Stored data:
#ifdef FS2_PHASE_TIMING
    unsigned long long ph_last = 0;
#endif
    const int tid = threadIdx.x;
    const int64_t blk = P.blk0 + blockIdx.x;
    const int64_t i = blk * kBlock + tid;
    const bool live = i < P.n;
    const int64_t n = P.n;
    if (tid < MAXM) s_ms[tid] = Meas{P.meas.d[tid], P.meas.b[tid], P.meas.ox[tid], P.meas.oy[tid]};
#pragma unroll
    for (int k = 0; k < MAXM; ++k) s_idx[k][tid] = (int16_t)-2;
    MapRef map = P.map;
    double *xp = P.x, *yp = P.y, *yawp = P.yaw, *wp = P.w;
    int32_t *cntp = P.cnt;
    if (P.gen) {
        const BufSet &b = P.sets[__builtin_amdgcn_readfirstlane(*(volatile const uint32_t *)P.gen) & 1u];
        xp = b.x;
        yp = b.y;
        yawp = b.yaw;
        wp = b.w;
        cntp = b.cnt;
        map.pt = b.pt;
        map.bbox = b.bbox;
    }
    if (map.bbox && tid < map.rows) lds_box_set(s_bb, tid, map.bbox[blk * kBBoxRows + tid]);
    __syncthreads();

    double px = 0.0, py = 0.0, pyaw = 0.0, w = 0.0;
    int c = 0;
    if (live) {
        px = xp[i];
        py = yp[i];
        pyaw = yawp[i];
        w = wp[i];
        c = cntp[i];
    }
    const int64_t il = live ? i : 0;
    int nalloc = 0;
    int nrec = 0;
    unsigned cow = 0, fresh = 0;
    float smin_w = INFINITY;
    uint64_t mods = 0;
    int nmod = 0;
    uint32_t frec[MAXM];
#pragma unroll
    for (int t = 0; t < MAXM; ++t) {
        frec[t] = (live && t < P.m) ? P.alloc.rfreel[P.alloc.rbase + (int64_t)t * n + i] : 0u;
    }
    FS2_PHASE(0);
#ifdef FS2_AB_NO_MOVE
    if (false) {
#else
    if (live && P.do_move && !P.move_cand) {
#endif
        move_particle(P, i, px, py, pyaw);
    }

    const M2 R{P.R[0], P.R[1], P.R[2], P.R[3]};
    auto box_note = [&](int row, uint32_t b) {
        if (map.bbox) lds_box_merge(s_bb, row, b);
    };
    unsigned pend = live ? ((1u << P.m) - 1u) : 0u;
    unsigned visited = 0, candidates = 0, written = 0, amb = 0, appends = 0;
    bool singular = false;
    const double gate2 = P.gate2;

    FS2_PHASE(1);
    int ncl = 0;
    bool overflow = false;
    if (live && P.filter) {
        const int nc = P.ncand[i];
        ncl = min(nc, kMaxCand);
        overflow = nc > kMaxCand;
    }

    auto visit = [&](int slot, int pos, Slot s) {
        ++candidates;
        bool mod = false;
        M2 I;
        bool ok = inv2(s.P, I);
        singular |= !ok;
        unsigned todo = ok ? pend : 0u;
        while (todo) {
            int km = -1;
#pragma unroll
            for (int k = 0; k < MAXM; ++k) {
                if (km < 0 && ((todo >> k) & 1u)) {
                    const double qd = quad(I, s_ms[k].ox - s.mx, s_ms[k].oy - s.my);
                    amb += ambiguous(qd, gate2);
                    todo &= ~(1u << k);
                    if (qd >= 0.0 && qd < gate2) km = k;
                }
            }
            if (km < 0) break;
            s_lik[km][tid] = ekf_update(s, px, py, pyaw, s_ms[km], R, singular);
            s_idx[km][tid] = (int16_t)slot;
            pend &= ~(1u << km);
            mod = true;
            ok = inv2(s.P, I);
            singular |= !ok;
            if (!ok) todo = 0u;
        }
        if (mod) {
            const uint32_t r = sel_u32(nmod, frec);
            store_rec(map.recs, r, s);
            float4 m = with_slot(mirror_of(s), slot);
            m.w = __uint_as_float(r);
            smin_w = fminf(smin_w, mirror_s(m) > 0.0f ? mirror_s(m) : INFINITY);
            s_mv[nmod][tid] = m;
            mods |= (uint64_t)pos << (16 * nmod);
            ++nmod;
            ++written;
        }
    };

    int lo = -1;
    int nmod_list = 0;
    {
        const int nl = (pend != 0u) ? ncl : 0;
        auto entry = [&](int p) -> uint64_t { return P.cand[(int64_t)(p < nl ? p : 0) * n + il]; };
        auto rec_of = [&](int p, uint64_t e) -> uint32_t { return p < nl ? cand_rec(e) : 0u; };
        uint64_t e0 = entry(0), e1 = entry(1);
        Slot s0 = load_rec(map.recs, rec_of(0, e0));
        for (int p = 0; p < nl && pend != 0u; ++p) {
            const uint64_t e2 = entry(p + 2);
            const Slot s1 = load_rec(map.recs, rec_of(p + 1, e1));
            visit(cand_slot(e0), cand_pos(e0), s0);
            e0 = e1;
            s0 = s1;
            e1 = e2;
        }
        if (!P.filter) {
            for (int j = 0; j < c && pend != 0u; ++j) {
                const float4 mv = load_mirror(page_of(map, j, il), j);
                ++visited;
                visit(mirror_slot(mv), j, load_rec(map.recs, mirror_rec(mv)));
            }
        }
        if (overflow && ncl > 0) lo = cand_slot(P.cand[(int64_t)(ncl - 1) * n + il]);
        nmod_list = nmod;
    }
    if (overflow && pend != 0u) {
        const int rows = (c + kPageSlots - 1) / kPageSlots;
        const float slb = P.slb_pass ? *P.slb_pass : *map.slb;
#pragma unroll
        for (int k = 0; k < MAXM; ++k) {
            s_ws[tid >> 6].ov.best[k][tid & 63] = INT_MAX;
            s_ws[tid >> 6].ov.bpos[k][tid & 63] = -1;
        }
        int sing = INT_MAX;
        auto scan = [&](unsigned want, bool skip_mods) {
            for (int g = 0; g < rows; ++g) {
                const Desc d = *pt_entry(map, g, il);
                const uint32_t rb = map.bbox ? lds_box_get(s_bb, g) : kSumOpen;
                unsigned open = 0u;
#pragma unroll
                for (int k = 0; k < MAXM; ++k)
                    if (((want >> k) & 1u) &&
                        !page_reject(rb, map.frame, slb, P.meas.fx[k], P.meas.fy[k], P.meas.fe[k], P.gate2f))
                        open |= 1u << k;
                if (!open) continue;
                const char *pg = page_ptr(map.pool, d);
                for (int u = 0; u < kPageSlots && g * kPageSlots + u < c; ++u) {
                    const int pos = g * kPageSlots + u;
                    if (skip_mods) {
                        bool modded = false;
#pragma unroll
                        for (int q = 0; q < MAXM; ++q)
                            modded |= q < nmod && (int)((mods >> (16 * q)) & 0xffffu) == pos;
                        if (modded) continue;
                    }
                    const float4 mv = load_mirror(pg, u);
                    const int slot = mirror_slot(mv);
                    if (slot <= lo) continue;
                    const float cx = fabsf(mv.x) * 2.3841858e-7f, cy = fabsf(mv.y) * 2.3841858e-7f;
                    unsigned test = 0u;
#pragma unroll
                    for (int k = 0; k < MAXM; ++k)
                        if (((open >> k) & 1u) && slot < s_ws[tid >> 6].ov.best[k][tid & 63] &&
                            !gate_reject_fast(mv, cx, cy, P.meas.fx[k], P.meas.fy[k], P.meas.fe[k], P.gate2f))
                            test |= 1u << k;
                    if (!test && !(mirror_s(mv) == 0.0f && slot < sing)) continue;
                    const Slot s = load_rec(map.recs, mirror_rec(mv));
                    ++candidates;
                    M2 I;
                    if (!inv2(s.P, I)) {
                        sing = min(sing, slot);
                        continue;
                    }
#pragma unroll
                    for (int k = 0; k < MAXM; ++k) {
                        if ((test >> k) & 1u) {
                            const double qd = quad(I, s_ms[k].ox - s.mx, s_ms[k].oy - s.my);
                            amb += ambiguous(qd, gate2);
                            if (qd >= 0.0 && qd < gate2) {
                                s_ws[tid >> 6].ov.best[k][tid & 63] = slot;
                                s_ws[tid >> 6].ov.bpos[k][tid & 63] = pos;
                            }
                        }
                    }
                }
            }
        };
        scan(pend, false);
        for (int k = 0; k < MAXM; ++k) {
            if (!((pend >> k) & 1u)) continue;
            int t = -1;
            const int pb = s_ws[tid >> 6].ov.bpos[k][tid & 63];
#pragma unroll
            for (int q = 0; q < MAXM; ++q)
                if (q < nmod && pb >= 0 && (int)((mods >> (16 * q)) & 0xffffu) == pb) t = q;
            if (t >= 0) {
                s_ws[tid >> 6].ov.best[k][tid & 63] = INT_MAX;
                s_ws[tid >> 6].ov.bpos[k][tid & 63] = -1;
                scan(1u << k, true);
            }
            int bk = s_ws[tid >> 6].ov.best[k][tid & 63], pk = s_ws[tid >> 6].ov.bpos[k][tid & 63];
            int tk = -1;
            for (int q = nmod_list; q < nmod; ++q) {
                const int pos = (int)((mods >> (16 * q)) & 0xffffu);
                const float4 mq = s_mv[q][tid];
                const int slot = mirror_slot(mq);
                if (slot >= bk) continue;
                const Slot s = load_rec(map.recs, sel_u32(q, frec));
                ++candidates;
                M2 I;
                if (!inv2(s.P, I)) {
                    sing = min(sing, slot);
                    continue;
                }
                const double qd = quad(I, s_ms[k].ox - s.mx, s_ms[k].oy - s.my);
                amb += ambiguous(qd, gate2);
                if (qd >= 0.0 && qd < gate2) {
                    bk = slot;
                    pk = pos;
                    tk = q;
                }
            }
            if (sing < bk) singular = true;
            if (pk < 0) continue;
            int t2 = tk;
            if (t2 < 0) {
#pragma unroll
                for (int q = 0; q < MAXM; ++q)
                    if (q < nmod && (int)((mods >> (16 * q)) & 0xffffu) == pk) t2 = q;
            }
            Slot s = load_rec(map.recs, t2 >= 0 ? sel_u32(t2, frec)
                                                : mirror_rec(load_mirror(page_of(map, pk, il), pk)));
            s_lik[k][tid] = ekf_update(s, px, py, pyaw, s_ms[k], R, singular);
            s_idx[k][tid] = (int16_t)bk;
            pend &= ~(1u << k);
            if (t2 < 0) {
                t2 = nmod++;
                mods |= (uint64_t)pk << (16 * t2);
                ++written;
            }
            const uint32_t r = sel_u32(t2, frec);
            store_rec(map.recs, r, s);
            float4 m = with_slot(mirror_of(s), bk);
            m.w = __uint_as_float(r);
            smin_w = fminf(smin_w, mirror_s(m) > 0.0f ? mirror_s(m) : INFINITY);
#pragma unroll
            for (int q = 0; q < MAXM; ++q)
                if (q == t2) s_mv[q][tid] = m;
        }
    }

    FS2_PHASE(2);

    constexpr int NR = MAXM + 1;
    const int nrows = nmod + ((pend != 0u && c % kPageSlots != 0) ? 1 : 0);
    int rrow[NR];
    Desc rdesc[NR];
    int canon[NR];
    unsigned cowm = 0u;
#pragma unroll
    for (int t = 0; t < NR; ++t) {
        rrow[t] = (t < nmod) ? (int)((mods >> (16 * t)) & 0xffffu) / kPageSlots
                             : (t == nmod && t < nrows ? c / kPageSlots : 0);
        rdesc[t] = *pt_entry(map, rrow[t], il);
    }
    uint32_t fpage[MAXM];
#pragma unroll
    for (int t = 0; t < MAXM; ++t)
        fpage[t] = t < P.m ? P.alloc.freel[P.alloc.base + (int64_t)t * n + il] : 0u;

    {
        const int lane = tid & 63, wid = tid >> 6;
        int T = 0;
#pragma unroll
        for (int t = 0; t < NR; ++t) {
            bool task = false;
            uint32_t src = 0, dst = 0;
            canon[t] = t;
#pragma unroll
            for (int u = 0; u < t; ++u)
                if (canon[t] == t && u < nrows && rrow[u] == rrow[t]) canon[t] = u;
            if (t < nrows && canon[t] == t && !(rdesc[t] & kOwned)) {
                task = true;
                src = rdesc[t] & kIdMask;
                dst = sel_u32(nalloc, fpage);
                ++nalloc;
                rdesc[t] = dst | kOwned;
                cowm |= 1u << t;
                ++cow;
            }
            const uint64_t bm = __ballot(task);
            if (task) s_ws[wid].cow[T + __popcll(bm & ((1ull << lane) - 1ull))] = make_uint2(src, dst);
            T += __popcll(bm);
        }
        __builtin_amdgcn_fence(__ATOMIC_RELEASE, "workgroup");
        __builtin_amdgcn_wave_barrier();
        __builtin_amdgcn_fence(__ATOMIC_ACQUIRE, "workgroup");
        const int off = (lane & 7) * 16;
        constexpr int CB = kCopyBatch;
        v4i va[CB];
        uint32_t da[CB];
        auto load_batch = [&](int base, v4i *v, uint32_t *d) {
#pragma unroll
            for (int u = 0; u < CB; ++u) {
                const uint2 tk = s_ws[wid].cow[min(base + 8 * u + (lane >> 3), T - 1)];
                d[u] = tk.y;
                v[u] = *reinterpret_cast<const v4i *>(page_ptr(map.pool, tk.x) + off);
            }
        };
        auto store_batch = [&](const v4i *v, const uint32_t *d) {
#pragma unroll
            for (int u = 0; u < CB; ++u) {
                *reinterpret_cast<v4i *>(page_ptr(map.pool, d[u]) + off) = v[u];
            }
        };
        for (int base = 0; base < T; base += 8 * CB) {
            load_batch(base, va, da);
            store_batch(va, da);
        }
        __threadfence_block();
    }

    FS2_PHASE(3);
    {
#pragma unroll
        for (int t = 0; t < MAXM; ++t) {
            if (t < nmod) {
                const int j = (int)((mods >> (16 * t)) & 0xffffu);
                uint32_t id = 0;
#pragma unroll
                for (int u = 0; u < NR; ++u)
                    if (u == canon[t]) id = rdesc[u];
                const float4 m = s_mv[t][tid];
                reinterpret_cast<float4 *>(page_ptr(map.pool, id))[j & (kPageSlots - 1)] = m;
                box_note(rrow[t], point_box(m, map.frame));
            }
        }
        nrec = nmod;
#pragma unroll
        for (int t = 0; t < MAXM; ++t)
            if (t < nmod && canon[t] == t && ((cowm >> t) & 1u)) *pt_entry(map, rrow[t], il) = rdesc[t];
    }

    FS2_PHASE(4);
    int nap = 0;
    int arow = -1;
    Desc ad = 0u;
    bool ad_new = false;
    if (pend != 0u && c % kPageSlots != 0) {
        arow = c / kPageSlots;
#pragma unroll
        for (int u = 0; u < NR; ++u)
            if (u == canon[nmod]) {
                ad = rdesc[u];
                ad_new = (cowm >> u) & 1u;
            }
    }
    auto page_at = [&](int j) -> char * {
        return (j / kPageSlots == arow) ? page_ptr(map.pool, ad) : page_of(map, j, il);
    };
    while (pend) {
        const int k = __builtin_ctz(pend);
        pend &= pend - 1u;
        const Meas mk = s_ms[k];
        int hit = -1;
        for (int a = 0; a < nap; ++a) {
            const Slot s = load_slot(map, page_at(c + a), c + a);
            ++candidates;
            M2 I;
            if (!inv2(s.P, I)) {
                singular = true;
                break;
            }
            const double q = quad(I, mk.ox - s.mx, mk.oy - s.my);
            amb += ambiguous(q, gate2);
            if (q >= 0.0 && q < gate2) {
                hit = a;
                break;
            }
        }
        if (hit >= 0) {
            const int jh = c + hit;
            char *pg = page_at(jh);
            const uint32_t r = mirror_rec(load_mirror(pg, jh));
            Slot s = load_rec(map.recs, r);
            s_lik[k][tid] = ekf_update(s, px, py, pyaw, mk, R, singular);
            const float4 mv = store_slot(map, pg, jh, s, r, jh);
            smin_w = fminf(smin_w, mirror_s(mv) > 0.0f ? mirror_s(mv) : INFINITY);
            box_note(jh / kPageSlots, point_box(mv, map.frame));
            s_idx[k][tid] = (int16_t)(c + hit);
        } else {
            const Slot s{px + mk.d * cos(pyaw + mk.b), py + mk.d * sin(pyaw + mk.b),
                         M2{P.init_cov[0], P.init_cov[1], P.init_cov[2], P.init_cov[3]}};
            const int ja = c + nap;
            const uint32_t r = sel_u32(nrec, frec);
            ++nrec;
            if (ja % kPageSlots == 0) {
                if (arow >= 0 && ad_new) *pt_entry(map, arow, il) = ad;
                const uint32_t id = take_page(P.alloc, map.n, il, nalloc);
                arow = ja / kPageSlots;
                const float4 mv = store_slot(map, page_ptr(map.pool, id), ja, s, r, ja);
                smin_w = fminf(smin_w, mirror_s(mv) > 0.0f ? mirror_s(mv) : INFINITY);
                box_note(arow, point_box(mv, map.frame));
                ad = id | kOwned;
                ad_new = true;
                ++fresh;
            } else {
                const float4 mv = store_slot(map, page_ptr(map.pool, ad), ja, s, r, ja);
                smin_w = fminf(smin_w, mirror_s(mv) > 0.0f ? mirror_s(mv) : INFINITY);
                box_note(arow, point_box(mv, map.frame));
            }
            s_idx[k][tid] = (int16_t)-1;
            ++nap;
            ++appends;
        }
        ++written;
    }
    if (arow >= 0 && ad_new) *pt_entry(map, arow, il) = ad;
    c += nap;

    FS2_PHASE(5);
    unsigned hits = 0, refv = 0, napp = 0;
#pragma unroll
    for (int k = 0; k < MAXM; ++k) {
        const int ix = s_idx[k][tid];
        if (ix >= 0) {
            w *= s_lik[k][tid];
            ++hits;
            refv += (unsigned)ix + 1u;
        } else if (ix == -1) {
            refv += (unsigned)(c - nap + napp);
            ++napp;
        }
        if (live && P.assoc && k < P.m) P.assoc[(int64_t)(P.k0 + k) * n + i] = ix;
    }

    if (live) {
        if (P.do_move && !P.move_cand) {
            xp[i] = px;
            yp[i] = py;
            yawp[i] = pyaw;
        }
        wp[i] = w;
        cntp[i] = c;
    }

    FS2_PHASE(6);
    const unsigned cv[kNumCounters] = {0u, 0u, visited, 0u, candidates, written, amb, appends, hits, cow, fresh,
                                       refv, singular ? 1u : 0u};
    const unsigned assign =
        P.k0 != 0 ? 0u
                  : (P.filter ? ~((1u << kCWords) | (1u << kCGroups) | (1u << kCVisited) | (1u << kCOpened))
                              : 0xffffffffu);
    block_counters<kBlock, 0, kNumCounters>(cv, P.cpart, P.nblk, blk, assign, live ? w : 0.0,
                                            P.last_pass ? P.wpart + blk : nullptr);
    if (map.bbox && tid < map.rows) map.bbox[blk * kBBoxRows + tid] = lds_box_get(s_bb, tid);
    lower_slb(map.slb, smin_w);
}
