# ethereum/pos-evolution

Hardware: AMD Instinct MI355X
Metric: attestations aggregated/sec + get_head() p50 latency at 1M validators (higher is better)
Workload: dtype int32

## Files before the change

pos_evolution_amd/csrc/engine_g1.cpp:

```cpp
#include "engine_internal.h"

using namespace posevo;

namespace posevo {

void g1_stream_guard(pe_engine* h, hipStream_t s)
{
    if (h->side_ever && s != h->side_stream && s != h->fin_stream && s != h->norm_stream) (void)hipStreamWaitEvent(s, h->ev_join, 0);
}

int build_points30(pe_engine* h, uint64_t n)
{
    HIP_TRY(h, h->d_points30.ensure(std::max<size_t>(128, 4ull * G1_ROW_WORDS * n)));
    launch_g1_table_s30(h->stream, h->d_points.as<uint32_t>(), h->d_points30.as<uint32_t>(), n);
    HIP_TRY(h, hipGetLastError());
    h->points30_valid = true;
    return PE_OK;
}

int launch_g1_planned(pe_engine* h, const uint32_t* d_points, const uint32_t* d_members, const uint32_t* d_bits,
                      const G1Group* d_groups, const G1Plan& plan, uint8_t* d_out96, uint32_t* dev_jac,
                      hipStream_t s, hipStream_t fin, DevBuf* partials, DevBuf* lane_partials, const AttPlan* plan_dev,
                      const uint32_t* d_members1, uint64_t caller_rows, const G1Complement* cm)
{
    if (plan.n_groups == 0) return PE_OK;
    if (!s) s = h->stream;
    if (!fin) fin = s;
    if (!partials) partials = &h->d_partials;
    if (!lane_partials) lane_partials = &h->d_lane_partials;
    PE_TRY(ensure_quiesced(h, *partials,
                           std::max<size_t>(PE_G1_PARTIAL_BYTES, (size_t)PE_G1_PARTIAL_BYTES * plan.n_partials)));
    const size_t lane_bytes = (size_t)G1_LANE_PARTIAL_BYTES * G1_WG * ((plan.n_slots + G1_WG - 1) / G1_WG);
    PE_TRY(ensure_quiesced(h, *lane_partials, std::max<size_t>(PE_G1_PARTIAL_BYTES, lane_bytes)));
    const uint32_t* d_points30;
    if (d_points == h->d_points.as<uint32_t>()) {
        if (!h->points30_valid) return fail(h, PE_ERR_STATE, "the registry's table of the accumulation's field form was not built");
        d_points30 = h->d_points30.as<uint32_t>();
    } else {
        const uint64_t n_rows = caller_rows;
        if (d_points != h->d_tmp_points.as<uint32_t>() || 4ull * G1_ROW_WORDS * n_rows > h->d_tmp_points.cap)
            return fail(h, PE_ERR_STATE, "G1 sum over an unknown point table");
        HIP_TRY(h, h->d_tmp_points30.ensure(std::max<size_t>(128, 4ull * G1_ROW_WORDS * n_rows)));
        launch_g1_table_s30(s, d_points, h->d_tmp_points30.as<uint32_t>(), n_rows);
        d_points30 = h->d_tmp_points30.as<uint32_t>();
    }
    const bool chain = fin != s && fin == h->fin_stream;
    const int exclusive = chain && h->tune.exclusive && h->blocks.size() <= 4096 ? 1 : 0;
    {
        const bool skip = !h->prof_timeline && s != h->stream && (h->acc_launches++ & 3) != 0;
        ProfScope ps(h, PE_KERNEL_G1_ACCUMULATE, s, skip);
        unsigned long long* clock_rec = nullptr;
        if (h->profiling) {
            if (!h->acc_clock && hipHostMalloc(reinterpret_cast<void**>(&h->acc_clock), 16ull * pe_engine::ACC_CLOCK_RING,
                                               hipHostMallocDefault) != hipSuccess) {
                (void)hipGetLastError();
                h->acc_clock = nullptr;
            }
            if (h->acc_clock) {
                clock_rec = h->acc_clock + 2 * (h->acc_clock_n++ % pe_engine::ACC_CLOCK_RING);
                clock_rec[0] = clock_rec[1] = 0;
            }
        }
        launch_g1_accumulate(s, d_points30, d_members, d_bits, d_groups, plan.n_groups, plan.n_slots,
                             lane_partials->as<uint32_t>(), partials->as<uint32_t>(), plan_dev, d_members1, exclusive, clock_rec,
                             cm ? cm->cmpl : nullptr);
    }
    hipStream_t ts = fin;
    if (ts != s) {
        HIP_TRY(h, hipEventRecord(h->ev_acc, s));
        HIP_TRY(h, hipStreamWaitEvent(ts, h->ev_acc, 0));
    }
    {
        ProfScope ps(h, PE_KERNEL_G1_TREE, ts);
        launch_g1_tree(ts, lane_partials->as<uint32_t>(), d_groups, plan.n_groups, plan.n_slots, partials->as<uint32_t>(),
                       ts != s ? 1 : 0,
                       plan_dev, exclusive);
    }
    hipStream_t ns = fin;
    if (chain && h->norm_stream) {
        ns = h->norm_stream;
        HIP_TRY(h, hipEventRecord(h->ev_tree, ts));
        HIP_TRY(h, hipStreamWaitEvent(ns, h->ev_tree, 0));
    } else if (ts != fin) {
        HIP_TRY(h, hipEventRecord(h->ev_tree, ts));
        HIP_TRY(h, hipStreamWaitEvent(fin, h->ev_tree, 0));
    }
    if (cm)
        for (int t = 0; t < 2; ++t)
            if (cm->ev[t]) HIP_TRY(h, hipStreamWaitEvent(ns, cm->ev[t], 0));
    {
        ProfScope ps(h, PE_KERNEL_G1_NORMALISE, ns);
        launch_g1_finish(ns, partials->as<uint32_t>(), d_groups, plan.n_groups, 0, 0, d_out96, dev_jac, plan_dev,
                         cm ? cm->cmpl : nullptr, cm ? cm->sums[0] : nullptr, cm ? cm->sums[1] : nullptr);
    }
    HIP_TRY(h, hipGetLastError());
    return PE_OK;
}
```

• [What the task requires]
Of all the entries above, output exactly the lines between the one holding "for (int a = 0;" and the one holding "Slot s = load_rec(map.recs, r);", inclusive.

• [Answer to the exercise]
        for (int a = 0; a < nap; ++a) {
            const Slot s = load_slot(map, page_at(c + a), c + a);
            ++candidates;
            M2 I;
            if (!inv2(s.P, I)) {
                singular = true;
                break;
            }
            const double q = quad(I, mk.ox - s.mx, mk.oy - s.my);
            amb += ambiguous(q, gate2);
            if (q >= 0.0 && q < gate2) {
                hit = a;
                break;
            }
        }
        if (hit >= 0) {
            const int jh = c + hit;
            char *pg = page_at(jh);
            const uint32_t r = mirror_rec(load_mirror(pg, jh));
            Slot s = load_rec(map.recs, r);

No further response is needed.